The Government gave permission imposing certain conditions. Thereafter, after fulfilling the conditions, tenders were called for and the work of putting up construction has been entrusted to fourth respondent and the Government by its order dated 2-4-2006 had withdrawn its earlier order dated 24-12-1977 and gave permission to the second respondent to proceed with the scheme. Thereafter the declaration under Section 16(2) of the Land Acquisition Act was passed on 3-5-2007 and possession was formally handed over to the second respondent on 5-5-2007. The allegation in the writ petition that second respondent could not have entered into concession agreement in favour of fourth respondent is denied. It is averred that the writ petition is devoid of merit. 8. The fourth respondent, in its statement of objections, denied the averments made in the writ petition regarding acquisition of the property belonging to the petitioners in the year 1971 and the said scheme had elapsed and since no further steps were taken, petitioners continued to be in possession and enjoyment of the schedule property. It is also averred that grievance of the petitioners are confined to property bearing Nos.D.1/1 to D1/11 and D2, D2/1 to D2/11 which are the subject matter of the writ petition, there is preliminary notification and final notification followed by award and which is referred to in the order dated 23-2-2006 passed in W.P.No.26179/2003 seeking transfer of khata in regard to the said properties and the said petition was allowed only on the ground that possession of the subject properties had not been taken and no notification as contemplated under Section 16(1) of the Land Acquisition Act is issued. Thereafter, notification under Section 16(1) of the Land Acquisition Act was issued on 10-5-2007. Therefore, the writ petition is meritless. It is further averred that acquisition proceedings commenced in the year 1971 has been completed, award has been passed and possession has been taken. The petitioners suppressed the fact about completion of the acquisition proceedings and passing of the award and even receipt of compensation. Therefore, fourth respondent contends that the proceedings are barred by the principles of resjudicata. It is also averred that fourth respondent had submitted its tender for execution of the work of constructing the commercial complex and the same has been accepted.

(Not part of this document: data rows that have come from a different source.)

# peterhpark/neuroclear

Measured on AMD Instinct MI355X. Metric: voxels/sec, higher is better.
Workload: dtype f32

## Files before the change

### include/nc_hip.h

```cpp
#ifndef NC_HIP_H
#define NC_HIP_H

#include <stddef.h>
#include <stdint.h>

#ifdef __cplusplus
extern "C" {
#endif

#define NC_OK 0
#define NC_ERR_SHAPE (-1)
#define NC_ERR_WS (-2)
#define NC_ERR_HIP (-3)
#define NC_ERR_ARG (-4)

const char* nc_last_error(void);
int nc_version(void);
int nc_conv_fwd_path(int C, int K, int kd, int kh, int kw, int stride, int pad);
int nc_conv_wgrad_path(int C, int K, int kd, int kh, int kw, int stride, int pad);
void nc_prof_begin(double min_flop);
int nc_prof_end(int max, int* cls, double* flop, float* ms);
int nc_prof_end2(int max, int* cls, double* flop, float* ms, double* abytes);
void nc_set_force_direct(int on);
void nc_sconv_set_cfg(int cfg);
// ... 146 lines not shown
size_t nc_unet_deconv_param_floats(void);
size_t nc_unet_deconv_saved_floats(int N, int S0, int S1, int S2);
size_t nc_unet_deconv_train_ws_bytes(int N, int S0, int S1, int S2);
int nc_unet_deconv_train_fwd(const float* params, const float* x, float* y, float* saved, int N, int S0, int S1, int S2,
                             void* ws, size_t ws_bytes, void* stream, unsigned* kept);
int nc_unet_deconv_bwd(const float* params, const float* x, const float* y, const float* saved, const float* dy, float* dx,
                       float* dparams, int N, int S0, int S1, int S2, void* ws, size_t ws_bytes, void* stream, unsigned kept);
void nc_set_unet_lean(int on);
int nc_get_unet_lean(void);
void nc_set_unet_wprep(int on);
int nc_get_unet_wprep(void);
int nc_unet_wprep_layout(int N, int S0, int S1, int S2, int block, int form, size_t* pack_off, size_t* pack_bytes, size_t* cell_off,
                         size_t* bound_off);
int nc_s3x_pack_h2_debug(const float* w, int C, int K, int form, const unsigned* cell_a, const unsigned* cell_b, void* wp, unsigned* wcell,
                         void* stream);
int nc_convT_h2_bound_debug(const float* w, const float* bias, int C, int K, float in_bound, unsigned* cell, void* stream);
size_t nc_deep_linear_param_floats(void);
size_t nc_deep_linear_saved_floats(int N, int S0, int S1, int S2);
size_t nc_deep_linear_ws_bytes(int N, int S0, int S1, int S2);
int nc_deep_linear_fwd(const float* params, const float* x, float* y, float* saved , int N, int S0, int S1,
                       int S2, void* ws, size_t ws_bytes, void* stream, unsigned* kept );
void nc_set_dl_collapse(int on);
int nc_get_dl_collapse(void);
int nc_deep_linear_bwd(const float* params, const float* x, const float* saved, const float* dy, float* dx, float* dparams,
                       int N, int S0, int S1, int S2, void* ws, size_t ws_bytes, void* stream, unsigned kept);

int nc_conv_fwd_c8(const void* xh, const float* w, const float* bias, void* yh, int out_ctot, int out_c0, int N, int C, int D, int H,
                   int W, int K, int kd, int kh, int kw, int stride, int pad, int dtype, void* ws, size_t ws_bytes, void* stream);
int nc_conv_dgrad_c8(const void* dyh, const float* w, void* dxh, int N, int C, int D, int H, int W, int K, int kd, int kh, int kw,
                     int stride, int pad, int dtype, void* ws, size_t ws_bytes, void* stream);
size_t nc_conv_c1_c8_ws_bytes(int N, int D, int H, int W, int ks);
int nc_conv_c1_fwd_c8(const float* x, const float* w, const float* bias, void* yh, int out_ctot, int out_c0, int N, int D, int H, int W,
                      int ks, int dtype, void* ws, size_t ws_bytes, void* stream);
int nc_conv_c1_dgrad_c8(const void* dyh, const float* w, float* dx, int N, int D, int H, int W, int ks, void* ws, size_t ws_bytes,
                        void* stream);
size_t nc_conv_c1_wgrad_c8_ws_bytes(int N, int D, int H, int W, int ks);
int nc_conv_c1_wgrad_c8(const float* x, const void* dyh, float* dw, int N, int D, int H, int W, int ks, void* ws, size_t ws_bytes,
                        void* stream);
size_t nc_c8_instnorm_ws_bytes(int N, int C, long S);
int nc_c8_instnorm_stats(const void* xh, int N, int C, long S, float eps, float* mean, float* rstd, int dtype, void* ws,
                         size_t ws_bytes, void* stream);
int nc_c8_instnorm_act_fwd(const void* xh, const float* mean, const float* rstd, float slope, void* yh, int out_ctot, int out_c0,
                           int N, int C, long S, int dtype, void* stream);
int nc_c8_instnorm_act_bwd(const void* gh, int g_ctot, int g_c0, const void* xh, const float* mean, const float* rstd, float slope,
                           void* dxh, float* dbias , int N, int C, long S, int dtype, void* ws, size_t ws_bytes,
                           void* stream);
// ... 99 lines not shown
```

### neuroclear_amd/_lib.py

```python
import ctypes
import os
import re

_HERE = os.path.dirname(os.path.abspath(__file__))
LIB_PATH = os.environ.get('NC_HIP_LIB') or os.path.join(_HERE, 'csrc', 'libnc_hip.so')
HEADER_PATH = os.path.join(os.path.dirname(_HERE), 'include', 'nc_hip.h')

_lib = None


class NcError(RuntimeError):
    pass


def header_symbols():
    src = open(HEADER_PATH).read()
    src = re.sub(r'/\*.*?\*/', '', src, flags=re.S)
    return sorted(set(re.findall(r'\b(nc_[a-zA-Z0-9_]+)\s*\(', src)))


def lib():
    global _lib
    if _lib is None:
        if not os.path.exists(LIB_PATH):
            raise NcError('libnc_hip.so is not built (%s): run `python -c "import __graft_entry__ as g; g.build()"` '
                          'or `make -C neuroclear_amd/csrc`; there is no CPU fallback' % LIB_PATH)
        L = ctypes.CDLL(LIB_PATH)
        for name in header_symbols():
            fn = getattr(L, name)
            if name.endswith('_bytes') or name.endswith('_floats') or name == 'nc_h2_cells_offset':
                fn.restype = ctypes.c_size_t
            elif name == 'nc_last_error':
                fn.restype = ctypes.c_char_p
            elif name in ('nc_set_force_direct', 'nc_prof_begin', 'nc_sconv_set_cfg', 'nc_sconv_set_tune', 'nc_set_conv_split', 'nc_set_s3_fusion', 'nc_set_c8x_mode', 'nc_set_split_terms', 'nc_set_h2_guard', 'nc_set_epi_stats', 'nc_set_dl_collapse', 'nc_set_p2d_terms', 'nc_set_s3x_w64', 'nc_set_unet_lean', 'nc_set_unet_wprep'):
                fn.restype = None
            else:
                fn.restype = ctypes.c_int
        _lib = L
    return _lib


def check(code, what=''):
    if code != 0:
        raise NcError('%s failed (%d): %s' % (what, code, lib().nc_last_error().decode()))


P = ctypes.c_void_p
I = ctypes.c_int
L_ = ctypes.c_long
F = ctypes.c_float
Z = ctypes.c_size_t
```

### neuroclear_amd/csrc/common.hpp

```cpp
#pragma once
#include <hip/hip_runtime.h>

#include <cstdarg>
#include <cstdio>

#include "../../include/nc_hip.h"

namespace nc {

void set_error(const char* fmt, ...);

inline int check_launch(const char* what) {
  hipError_t e = hipGetLastError();
  if (e != hipSuccess) {
    set_error("%s: %s", what, hipGetErrorString(e));
    return NC_ERR_HIP;
  }
  return NC_OK;
}

inline long cdiv(long a, long b) { return (a + b - 1) / b; }
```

Therefore, fourth respondent contends that the proceedings are barred by the principles of resjudicata. It is also averred that fourth respondent had submitted its tender for execution of the work of constructing the commercial complex and the same has been accepted. It is also averred that a public interest litigation is filed in W.P.No.6781/2006 which is disposed of by this Court on 31-5-2006 and a copy of which is marked at Annexure-R6. 9. The learned Single Judge, having regard to the contentions of learned counsel appearing for the parties and having regard to the pleadings, held that there is inordinate delay on the part of the petitioners in approaching this Court; the delay in implementation of the scheme was due to various Government Orders and the order of the Minister to frame a rehabilitation scheme and till then not to take possession of the land and also due to several litigation pending before the Civil Court and this Court due to which scheme could not be implemented. The learned Single Judge observed that as per the submission made by the counsel for the respondents that 85% of the persons whose properties have been acquired, have come forward to accept the scheme offered i.e., 250 sq.ft accommodation free of cost for a period of forty years either to have their own shop or to let out and only for the sake of the petitioners, acquisition proceedings cannot be quashed. The learned Single Judge held that in view of the undertaking given by the second and fourth respondents, if the petitioners are not satisfied with the offer, without interfering with the acquisition proceedings, in order to safeguard the interest of the petitioners, the second respondent was directed to consider the representation if given by the petitioners to find out some other place apart from 250 sq.ft. which is offered and to give them accommodation elsewhere on lease basis for their rehabilitation, on priority and passed the following order: “However, in view of the ratio laid down by the Apex Court in various decisions and also when there is an undertaking given by the builder as well as the Corporation to provide 250 sq.ft to these petitioners as well, that would serve the interest o the petitioners.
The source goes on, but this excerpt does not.